The Olmert government in Israel has seized on two incidents involving the kidnapping of Israeli soldiers, first in Gaza on June 25, and then on Wednesday on the Lebanese border, as pretexts for an enormous military operation that was clearly prepared long in advance. It remains to be seen how far the Israeli offensive will go—to Beirut, or even to Damascus—but it is clearly aimed at accomplishing strategic objectives that have no relationship to the incidents that supposedly provoked it.
No one can seriously suggest that bombing Lebanese towns and villages, imposing a naval blockade and attempting to assassinate Sheik Nasrallah, the leader of Hezbollah, are methods likely to win the freedom of the captured Israeli soldiers.

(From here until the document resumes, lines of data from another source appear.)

diff --git a/volumerenderercl_amd/csrc/vr_internal.h b/volumerenderercl_amd/csrc/vr_internal.h
--- a/volumerenderercl_amd/csrc/vr_internal.h
+++ b/volumerenderercl_amd/csrc/vr_internal.h
@@ -250,8 +250,10 @@
 }
 
 hipError_t vr_launch_raycast(const RaycastLaunch &a, hipStream_t stream);
+inline uint32_t patch_cover_wpr(uint32_t W) { return ((W + 7u) / 8u + 31u) / 32u; }
+inline uint32_t patch_cover_words(uint32_t W, uint32_t H) { return ((H + 7u) / 8u) * patch_cover_wpr(W); }
 hipError_t vr_launch_patch_classes(const RaycastLaunch &a, uint32_t n_patches, uint32_t set_frames, uint8_t *cls,
-                                   hipStream_t stream);
+                                   uint32_t *cover, uint32_t mode, hipStream_t stream);
 hipError_t vr_launch_build_footprint(const VolView &vol, int format, hipStream_t stream);
 hipError_t vr_launch_pathtrace(const RaycastLaunch &a, hipStream_t stream);
 inline size_t vr_cell_record_bytes(int format) { return format == VRHIP_UCHAR ? 2 : format == VRHIP_USHORT ? 4 : 8; }
diff --git a/volumerenderercl_amd/csrc/vr_raycast.hip b/volumerenderercl_amd/csrc/vr_raycast.hip
--- a/volumerenderercl_amd/csrc/vr_raycast.hip
+++ b/volumerenderercl_amd/csrc/vr_raycast.hip
@@ -4,7 +4,9 @@
 
 __global__ __launch_bounds__(kBlockDim) void vr_patch_class_kernel(SkipView skip, FrameView fr, vrhip_camera_params cam,
                                                                    vrhip_rendering_params rp, Grid grid,
-                                                                   uint32_t n_patches, uint32_t set_frames, uint8_t *cls)
+                                                                   uint32_t n_patches, uint32_t set_frames, uint8_t *cls,
+                                                                   const uint32_t *cover, uint32_t cover_wpr,
+                                                                   uint32_t cover_words, uint32_t mode)
 {
     const uint32_t lane = threadIdx.x & 63u;
     const uint32_t pi = blockIdx.x * (kBlockDim / 64) + (threadIdx.x >> 6);
@@ -33,16 +35,41 @@
     }
     rayDir = normalize3(mul3(rayDir, ms));
     const float o[3] = {camPos.x, camPos.y, camPos.z}, dv[3] = {rayDir.x, rayDir.y, rayDir.z};
-    float tn = -3.0e38f, tf = 3.0e38f, tns = -3.0e38f, tfs = 3.0e38f;
+    float rho = 0.f;
+    if (mode >= 2u) {
+        const int la = (int)((lane + 9u) & 63u), lb = (int)((lane + 1u) & 63u), lc = (int)((lane + 8u) & 63u);
+        const f3 ca = mk3(__shfl(camPos.x, la, 64), __shfl(camPos.y, la, 64), __shfl(camPos.z, la, 64));
+        const f3 cb = mk3(__shfl(camPos.x, lb, 64), __shfl(camPos.y, lb, 64), __shfl(camPos.z, lb, 64));
+        const f3 cc = mk3(__shfl(camPos.x, lc, 64), __shfl(camPos.y, lc, 64), __shfl(camPos.z, lc, 64));
+        const f3 da = mk3(__shfl(rayDir.x, la, 64), __shfl(rayDir.y, la, 64), __shfl(rayDir.z, la, 64));
+        const f3 db = mk3(__shfl(rayDir.x, lb, 64), __shfl(rayDir.y, lb, 64), __shfl(rayDir.z, lb, 64));
+        const f3 dc3 = mk3(__shfl(rayDir.x, lc, 64), __shfl(rayDir.y, lc, 64), __shfl(rayDir.z, lc, 64));
+        const bool cell = (lane & 7u) < 7u && lane < 56u;
+        const float dc = wave_max_f(cell ? vmax(len3(sub3(camPos, ca)), len3(sub3(cb, cc))) : 0.f);
+        const float dd = wave_max_f(cell ? vmax(len3(sub3(rayDir, da)), len3(sub3(db, dc3))) : 0.f);
+        float far2 = 0.f;
+        for (int k = 0; k < 8; ++k) {
+            const f3 p = mk3((k & 1) ? cam.bbox_tr[0] : cam.bbox_bl[0], (k & 2) ? cam.bbox_tr[1] : cam.bbox_bl[1],
+                             (k & 4) ? cam.bbox_tr[2] : cam.bbox_bl[2]);
+            far2 = vmax(far2, len3(sub3(p, camPos)));
+        }
+        const float T = wave_max_f(far2) + dc;
+        rho = (dc + T * dd) * 1.0001f;
+    }
+    float tn = -3.0e38f, tf = 3.0e38f, tns = -3.0e38f, tfs = 3.0e38f, tng = -3.0e38f, tfg = 3.0e38f;
     for (int i = 0; i < 3; ++i) {
         const float inv = 1.0f / dv[i];
         const float m = 1.0e-3f * (cam.bbox_tr[i] - cam.bbox_bl[i]);
+        const float g = m + 1.25f * rho;
         const float tb = inv * (cam.bbox_bl[i] - o[i]), tt = inv * (cam.bbox_tr[i] - o[i]);
         const float tbs = inv * (cam.bbox_bl[i] + m - o[i]), tts = inv * (cam.bbox_tr[i] - m - o[i]);
+        const float tbg = inv * (cam.bbox_bl[i] - g - o[i]), ttg = inv * (cam.bbox_tr[i] + g - o[i]);
         tn = vmax(tn, vmin(tt, tb)); tf = vmin(tf, vmax(tt, tb));
         tns = vmax(tns, vmin(tts, tbs)); tfs = vmin(tfs, vmax(tts, tbs));
+        tng = vmax(tng, vmin(ttg, tbg)); tfg = vmin(tfg, vmax(ttg, tbg));
     }
     const bool hit_shrunk = (tfs > tns) && !(tfs < 0.f) && (tfs - tns) > 0.f;
+    const bool miss_grown = (tfg < tng) || (tfg < 0.f);
     RayCtx c;
     c.cam = camPos;
     c.dir = rayDir;
@@ -51,9 +78,79 @@
     c.tfar = tf;
     const bool inside = wt_col(wt) * 8u + 8u <= fr.W && wt_row(wt) * 8u + 8u <= fr.H;
     const bool all_hit = __ballot(hit_shrunk) == ~0ull;
+    const bool all_miss = mode >= 2u && rho < 1.0e30f && __ballot(miss_grown) == ~0ull;
     bool clear = false;
     if (inside && all_hit && skip.near_bits) clear = patch_is_clear(skip, grid, c, lane);
-    if (lane == 0) cls[pi] = clear ? 1 : 0;
+    if (!clear && inside && all_hit && mode >= 3u && cover && cover[cover_words] == 0u &&
+        skip.bits[skip.n_words] == 0xffffffffu) {
+        const uint32_t col = wt_col(wt), row = wt_row(wt);
+        clear = !((cover[(size_t)row * cover_wpr + (col >> 5)] >> (col & 31u)) & 1u);
+    }
+    if (lane == 0) cls[pi] = clear ? 1 : (inside && all_miss ? 2 : 0);
+}
+
+__global__ __launch_bounds__(kBlockDim) void vr_patch_splat_kernel(SkipView skip, FrameView fr, vrhip_camera_params cam,
+                                                                   vrhip_rendering_params rp, Grid grid, uint32_t *cover,
+                                                                   uint32_t cover_wpr, uint32_t cover_words)
+{
+    const size_t n = (size_t)grid.bw * grid.bh * grid.bd;
+    const size_t i = (size_t)blockIdx.x * kBlockDim + threadIdx.x;
+    if (i >= n) return;
+    if ((skip.bits[i >> 5] >> (i & 31u)) & 1u) return;
+    const int b[3] = {(int)(i % (size_t)grid.bw), (int)((i / (size_t)grid.bw) % (size_t)grid.bh),
+                      (int)(i / ((size_t)grid.bw * grid.bh))};
+    const float bl[3] = {grid.bl0, grid.bl1, grid.bl2};
+    float lo[3], hi[3];
+    for (int k = 0; k < 3; ++k) {
+        lo[k] = -1.f + (2.f * bl[k]) * (float)(b[k] - 2);
+        hi[k] = -1.f + (2.f * bl[k]) * (float)(b[k] + 3);
+    }
+    const float *V = cam.viewMat;
+    const float r00 = V[0], r01 = V[1], r02 = V[2], r10 = V[4], r11 = V[5], r12 = V[6], r20 = V[8], r21 = V[9], r22 = V[10];
+    const float c00 = r11 * r22 - r12 * r21, c01 = r12 * r20 - r10 * r22, c02 = r10 * r21 - r11 * r20;
+    const float idet = 1.f / (r00 * c00 + r01 * c01 + r02 * c02);
+    const f3 i0 = scale3(mk3(c00, r02 * r21 - r01 * r22, r01 * r12 - r02 * r11), idet);
+    const f3 i1 = scale3(mk3(c01, r00 * r22 - r02 * r20, r02 * r10 - r00 * r12), idet);
+    const f3 i2 = scale3(mk3(c02, r01 * r20 - r00 * r21, r00 * r11 - r01 * r10), idet);
+    const f3 c0 = mk3(V[3], V[7], V[11]);
+    const float l = len3(c0);
+    const f3 org = cam.ortho ? scale3(c0, l) : c0;
+    const int maxImg = (int)(fr.gsx > fr.gsy ? fr.gsx : fr.gsy);
+    const float offx = fr.gsx > fr.gsy ? 1.0f : fr.ray_aspect, offy = fr.gsx > fr.gsy ? fr.ray_aspect : 1.0f;
+    float xmin = 3.0e38f, xmax = -3.0e38f, ymin = 3.0e38f, ymax = -3.0e38f;
+    bool bad = false;
+    for (int k = 0; k < 8; ++k) {
+        const f3 P = mk3((k & 1) ? hi[0] : lo[0], (k & 2) ? hi[1] : lo[1], (k & 4) ? hi[2] : lo[2]);
+        const f3 w = sub3(mk3(P.x / rp.modelScale[0], P.y / rp.modelScale[1], P.z / rp.modelScale[2]), org);
+        const f3 q = mk3(dot3(i0, w), dot3(i1, w), dot3(i2, w));
+        float s = l;
+        if (!cam.ortho) {
+            s = -q.z;
+            if (!(s > 0.05f * (fabsf(q.x) + fabsf(q.y))) || !(s > 1.0e-3f * len3(q))) bad = true;
+        }
+        const float px = (q.x / s + offx) * (0.5f * (float)maxImg), py = (offy - q.y / s) * (0.5f * (float)maxImg);
+        if (!(fabsf(px) < 1.0e30f) || !(fabsf(py) < 1.0e30f)) bad = true;
+        xmin = vmin(xmin, px); xmax = vmax(xmax, px);
+        ymin = vmin(ymin, py); ymax = vmax(ymax, py);
+    }
+    if (bad) {
+        cover[cover_words] = 1u;
+        return;
+    }
+    const uint32_t pw = (fr.W + 7u) / 8u, ph = (fr.H + 7u) / 8u;
+    const float jx = (float)(((uint32_t)maxImg + fr.gsx - 1u) / fr.gsx), jy = (float)(((uint32_t)maxImg + fr.gsy - 1u) / fr.gsy);
+    const float x0f = floorf((xmin - jx - 2.f) * 0.125f), x1f = ceilf((xmax + 2.f) * 0.125f) - 1.f;
+    const float y0f = floorf((ymin - jy - 2.f) * 0.125f), y1f = ceilf((ymax + 2.f) * 0.125f) - 1.f;
+    if (x1f < 0.f || y1f < 0.f || x0f > (float)(pw - 1u) || y0f > (float)(ph - 1u)) return;
+    const uint32_t x0 = (uint32_t)vmax(x0f, 0.f), x1 = (uint32_t)vmin(x1f, (float)(pw - 1u));
+    const uint32_t y0 = (uint32_t)vmax(y0f, 0.f), y1 = (uint32_t)vmin(y1f, (float)(ph - 1u));
+    for (uint32_t y = y0; y <= y1; ++y)
+        for (uint32_t wd = x0 >> 5; wd <= (x1 >> 5); ++wd) {
+            const uint32_t a = wd == (x0 >> 5) ? (x0 & 31u) : 0u, e = wd == (x1 >> 5) ? (x1 & 31u) : 31u;
+            const uint32_t m = (0xffffffffu >> (31u - e)) & (0xffffffffu << a);
+            uint32_t *p = cover + (size_t)y * cover_wpr + wd;
+            if ((*p & m) != m) atomicOr(p, m);
+        }
 }
 
 
@@ -305,11 +402,20 @@
 }
 
 hipError_t vr_launch_patch_classes(const RaycastLaunch &a, uint32_t n_patches, uint32_t set_frames, uint8_t *cls,
-                                   hipStream_t stream)
+                                   uint32_t *cover, uint32_t mode, hipStream_t stream)
 {
     if (!n_patches) return hipSuccess;
     const Grid hg = make_grid_host(a);
+    const uint32_t wpr = patch_cover_wpr(a.frame.W), words = patch_cover_words(a.frame.W, a.frame.H);
+    const size_t n_bricks = (size_t)hg.bw * hg.bh * hg.bd;
+    if (mode < 3u || !n_bricks) cover = nullptr;
+    if (cover) {
+        hipError_t e = hipMemsetAsync(cover, 0, ((size_t)words + 1u) * sizeof(uint32_t), stream);
+        if (e != hipSuccess) return e;
+        hipLaunchKernelGGL(vr_patch_splat_kernel, dim3((unsigned)((n_bricks + kBlockDim - 1) / kBlockDim)), dim3(kBlockDim), 0,
+                           stream, a.skip, a.frame, a.cam, a.render, hg, cover, wpr, words);
+    }
     hipLaunchKernelGGL(vr_patch_class_kernel, dim3((n_patches + 3u) / 4u), dim3(kBlockDim), 0, stream, a.skip, a.frame,
-                       a.cam, a.render, hg, n_patches, set_frames, cls);
+                       a.cam, a.render, hg, n_patches, set_frames, cls, (const uint32_t *)cover, wpr, words, mode);
     return hipGetLastError();
 }
diff --git a/volumerenderercl_amd/csrc/vr_raycast_kernels.h b/volumerenderercl_amd/csrc/vr_raycast_kernels.h
--- a/volumerenderercl_amd/csrc/vr_raycast_kernels.h
+++ b/volumerenderercl_amd/csrc/vr_raycast_kernels.h
@@ -22,8 +22,10 @@
 #ifdef VR_MARCH_STATS
 __device__ unsigned long long g_march_stats[32];
 #define VR_MS(i, v) ms_acc[i] += (unsigned long long)(v)
+#define VR_PREPASS_OUTCOME(i) do { if (lane == 0) atomicAdd(&g_march_stats[i], 1ull); } while (0)
 #else
 #define VR_MS(i, v)
+#define VR_PREPASS_OUTCOME(i)
 #endif
 #ifdef VR_ISA_MARKS
 #define VR_MARK(x) asm volatile("; VRMARK " x ::: "memory")
@@ -983,11 +985,13 @@
     const uint32_t lx = lane & 7u, ly = lane >> 3;
     const uint32_t gx = wt_col(wt) * 8u + lx, gy = wt_row(wt) * 8u + ly;
     const size_t out_index = (size_t)wt.out_base + (size_t)ly * fr.out_stride + lx;
-    if (fr.patch_class && fr.patch_class[q / fr.set_frames]) {
-        const float4 o = make_float4(rp.backgroundColor[0], rp.backgroundColor[1], rp.backgroundColor[2], 0.f);
+    if (const uint32_t pcl = fr.patch_class ? fr.patch_class[q / fr.set_frames] : 0u) {
+        const float4 o = make_float4(rp.backgroundColor[0], rp.backgroundColor[1], rp.backgroundColor[2],
+                                     pcl == 1u ? 0.f : rp.backgroundColor[3] * 1.f);
         fr.fb[(size_t)gy * fr.W + gx] = o;
         if (fr.out) fr.out[out_index] = o;
         VR_PM_NOTE(fr, q, 0ull, 0u);
+        VR_PREPASS_OUTCOME(pcl == 1u ? 0 : 1);
         return;
     }
     const uint32_t seed = fr.seeds ? fr.seeds[wt_frame(wt)] : rp.seed;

The two soldiers taken by Hezbollah are far more likely to die as a result, killed either by their captors or by Israeli bombs.
Likewise in Gaza, the indiscriminate killing of dozens of Palestinians with bombs, shells and air-to-ground missiles will do nothing to win the release of Gilad Shalit, the private seized by Islamic militants in their raid across the Gaza border into southern Israel.
There is a long history of Israel using such events as the excuse for carrying out military actions that have a far broader strategic purpose—going back to 1978, when a full-scale invasion of Lebanon was launched using the shooting of the Israeli ambassador to Britain by Palestinian militants as a pretext. Only much later did it emerge that the invasion had been long planned, awaiting only the proper incident to provide a suitable official justification.
The same pattern is repeated in Gaza and Lebanon today. The Israeli regime has made no secret of its desire to smash up the Hamas-led Palestinian Authority. The economic blockade imposed in January, after Hamas won the Palestinian legislative elections, has been escalated into a full-scale military blockade of Gaza, where Hamas has its main political support.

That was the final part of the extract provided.